What is needed: An exact reprint of all the records is the expected answer.

(Saved data entries)
------------------------

template <int MR, int WM, int WN, int TD, int TH, int K, int NP, int BPF = 1>
__global__ void __launch_bounds__(WM * WN * 64)
wbf_gemm_k(GemmArgs a) {
  static_assert((WM * WN == 4 || WM * WN == 2) && WM * MR * 32 == TD * TH, "tile shape");
  constexpr int NT = WM * WN * 64;
  constexpr int NXI = nxi_of(K), T2 = K * K, PADK = (K - 1) / 2;
  constexpr int HDt = TD + K - 1, HPt = TH + K - 1, NSLOT = HDt * HPt, NPL = 2 * NP, NIT = NPL * NSLOT, ROUNDS = (NIT + NT - 1) / NT;
  __shared__ uint4 lds[ROUNDS * NT];

  const int tid = threadIdx.x;
  const int wave = __builtin_amdgcn_readfirstlane(tid >> 6), lane = tid & 63, li = lane & 31, lh = lane >> 5;
  const int wm = wave / WN, wn = wave % WN;

#pragma unroll 1
  for (int rep = 0; rep < a.tpb; ++rep) {
  int b = blockIdx.x + rep * gridDim.x;
  if (b >= a.nblk) break;
  if (rep > 0) __syncthreads();
  const int xi = b % NXI;
  b /= NXI;
  const int grp = b % a.ngrp;
  b /= a.ngrp;
// ... 13 lines not shown
    if (it >= NIT) it = 0;
    const int pk = it / NSLOT, slot = it - pk * NSLOT;
    const int row = slot / HPt, col = slot - row * HPt;
    voff[r] = (unsigned)(pk * a.v_plane + ((long)row * a.HP + col) * 16);
  }
  const char* vtile = a.V + (long)xi * a.v_xi + ((long)(n * a.T + t) * a.KC) * NPL * a.v_plane +
                      ((long)(tdi * TD + 2 - PADK) * a.HP + thi * TH + 2 - PADK) * 16;
  const __amdgpu_buffer_rsrc_t vres = __builtin_amdgcn_make_buffer_rsrc((void*)vtile, 0, 0xFFFFFFF0u, 0x00020000);
  const __amdgpu_buffer_rsrc_t ures =
      __builtin_amdgcn_make_buffer_rsrc((void*)(a.U + (long)xi * a.u_xi), 0, 0xFFFFFFF0u, 0x00020000);
  const unsigned ulane = (unsigned)(lh * a.CN + (grp * WN + wn) * 32 + li) * 16u;
  const unsigned ustep = (unsigned)a.CN * 32u;
  const unsigned uchunk = (unsigned)NP * ustep;
  const unsigned utap = (unsigned)a.KC * uchunk;

  int arow[MR];
#pragma unroll
  for (int mr = 0; mr < MR; ++mr) {
    int fa, fb;
    frag_pos<TH>(li, fa, fb);
    arow[mr] = lh * NSLOT + ((wm * MR + mr) * (32 / TH) + fa) * HPt + fb;
  }

  f32x16 acc[MR];
#pragma unroll
  for (int mr = 0; mr < MR; ++mr)
#pragma unroll
    for (int j = 0; j < 16; ++j) acc[mr][j] = 0.f;

  const int kc0 = ks * a.kc_per;
  const int kc1 = min(a.KC, kc0 + a.kc_per);
  for (int kc = kc0; kc < kc1; ++kc) {
    __syncthreads();
    const unsigned vsoff = (unsigned)(kc * NPL * a.v_plane);
#pragma unroll
    for (int r = 0; r < ROUNDS; ++r)
      __builtin_amdgcn_raw_ptr_buffer_load_lds(vres, (__attribute__((address_space(3))) void*)(lds + r * NT + wave * 64), 16,
                                               (int)voff[r], (int)vsoff, 0, 0);
    const unsigned ukc = (unsigned)kc * uchunk;
    constexpr int BR = BPF + 1;
    uint4 bq[BR][NP];
#pragma unroll
    for (int t0 = 0; t0 < BPF && t0 < T2; ++t0)
#pragma unroll
      for (int p = 0; p < NP; ++p) bq[t0][p] = buf_load16(ures, ulane, (unsigned)t0 * utap + ukc + p * ustep);
    asm volatile("s_waitcnt vmcnt(0)" ::: "memory");
// ... 56 lines not shown
      __builtin_amdgcn_sched_barrier(0);
    }
  }

  const int co = (grp * WN + wn) * 32 + li;
  float* mbase = a.M + ((long)ks * NXI + xi) * a.m_xi + ((long)(n * a.T + t) * a.LD) * a.LH * a.CN + co;
#pragma unroll
  for (int mr = 0; mr < MR; ++mr) {
#pragma unroll
    for (int j = 0; j < 16; ++j) {
      int fa, fb;
      frag_pos<TH>((j & 3) + 8 * (j >> 2) + 4 * lh, fa, fb);
      const int d = tdi * TD + (wm * MR + mr) * (32 / TH) + fa, h = thi * TH + fb;
      if (d < a.LD && h < a.LH) mbase[((long)d * a.LH + h) * a.CN] = acc[mr][j];
    }
  }
  }
}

------------------------

Answer to this problem:
template <int MR, int WM, int WN, int TD, int TH, int K, int NP, int BPF = 1>
__global__ void __launch_bounds__(WM * WN * 64)
wbf_gemm_k(GemmArgs a) {
  static_assert((WM * WN == 4 || WM * WN == 2) && WM * MR * 32 == TD * TH, "tile shape");
  constexpr int NT = WM * WN * 64;
  constexpr int NXI = nxi_of(K), T2 = K * K, PADK = (K - 1) / 2;
  constexpr int HDt = TD + K - 1, HPt = TH + K - 1, NSLOT = HDt * HPt, NPL = 2 * NP, NIT = NPL * NSLOT, ROUNDS = (NIT + NT - 1) / NT;
  __shared__ uint4 lds[ROUNDS * NT];

  const int tid = threadIdx.x;
  const int wave = __builtin_amdgcn_readfirstlane(tid >> 6), lane = tid & 63, li = lane & 31, lh = lane >> 5;
  const int wm = wave / WN, wn = wave % WN;

#pragma unroll 1
  for (int rep = 0; rep < a.tpb; ++rep) {
  int b = blockIdx.x + rep * gridDim.x;
  if (b >= a.nblk) break;
  if (rep > 0) __syncthreads();
  const int xi = b % NXI;
  b /= NXI;
  const int grp = b % a.ngrp;
  b /= a.ngrp;
// ... 13 lines not shown
    if (it >= NIT) it = 0;
    const int pk = it / NSLOT, slot = it - pk * NSLOT;
    const int row = slot / HPt, col = slot - row * HPt;
    voff[r] = (unsigned)(pk * a.v_plane + ((long)row * a.HP + col) * 16);
  }
  const char* vtile = a.V + (long)xi * a.v_xi + ((long)(n * a.T + t) * a.KC) * NPL * a.v_plane +
                      ((long)(tdi * TD + 2 - PADK) * a.HP + thi * TH + 2 - PADK) * 16;
  const __amdgpu_buffer_rsrc_t vres = __builtin_amdgcn_make_buffer_rsrc((void*)vtile, 0, 0xFFFFFFF0u, 0x00020000);
  const __amdgpu_buffer_rsrc_t ures =
      __builtin_amdgcn_make_buffer_rsrc((void*)(a.U + (long)xi * a.u_xi), 0, 0xFFFFFFF0u, 0x00020000);
  const unsigned ulane = (unsigned)(lh * a.CN + (grp * WN + wn) * 32 + li) * 16u;
  const unsigned ustep = (unsigned)a.CN * 32u;
  const unsigned uchunk = (unsigned)NP * ustep;
  const unsigned utap = (unsigned)a.KC * uchunk;

  int arow[MR];
#pragma unroll
  for (int mr = 0; mr < MR; ++mr) {
    int fa, fb;
    frag_pos<TH>(li, fa, fb);
    arow[mr] = lh * NSLOT + ((wm * MR + mr) * (32 / TH) + fa) * HPt + fb;
  }

  f32x16 acc[MR];
#pragma unroll
  for (int mr = 0; mr < MR; ++mr)
#pragma unroll
    for (int j = 0; j < 16; ++j) acc[mr][j] = 0.f;

  const int kc0 = ks * a.kc_per;
  const int kc1 = min(a.KC, kc0 + a.kc_per);
  for (int kc = kc0; kc < kc1; ++kc) {
    __syncthreads();
    const unsigned vsoff = (unsigned)(kc * NPL * a.v_plane);
#pragma unroll
    for (int r = 0; r < ROUNDS; ++r)
      __builtin_amdgcn_raw_ptr_buffer_load_lds(vres, (__attribute__((address_space(3))) void*)(lds + r * NT + wave * 64), 16,
                                               (int)voff[r], (int)vsoff, 0, 0);
    const unsigned ukc = (unsigned)kc * uchunk;
    constexpr int BR = BPF + 1;
    uint4 bq[BR][NP];
#pragma unroll
    for (int t0 = 0; t0 < BPF && t0 < T2; ++t0)
#pragma unroll
      for (int p = 0; p < NP; ++p) bq[t0][p] = buf_load16(ures, ulane, (unsigned)t0 * utap + ukc + p * ustep);
    asm volatile("s_waitcnt vmcnt(0)" ::: "memory");
// ... 56 lines not shown
      __builtin_amdgcn_sched_barrier(0);
    }
  }

  const int co = (grp * WN + wn) * 32 + li;
  float* mbase = a.M + ((long)ks * NXI + xi) * a.m_xi + ((long)(n * a.T + t) * a.LD) * a.LH * a.CN + co;
#pragma unroll
  for (int mr = 0; mr < MR; ++mr) {
#pragma unroll
    for (int j = 0; j < 16; ++j) {
      int fa, fb;
      frag_pos<TH>((j & 3) + 8 * (j >> 2) + 4 * lh, fa, fb);
      const int d = tdi * TD + (wm * MR + mr) * (32 / TH) + fa, h = thi * TH + fb;
      if (d < a.LD && h < a.LH) mbase[((long)d * a.LH + h) * a.CN] = acc[mr][j];
    }
  }
  }
}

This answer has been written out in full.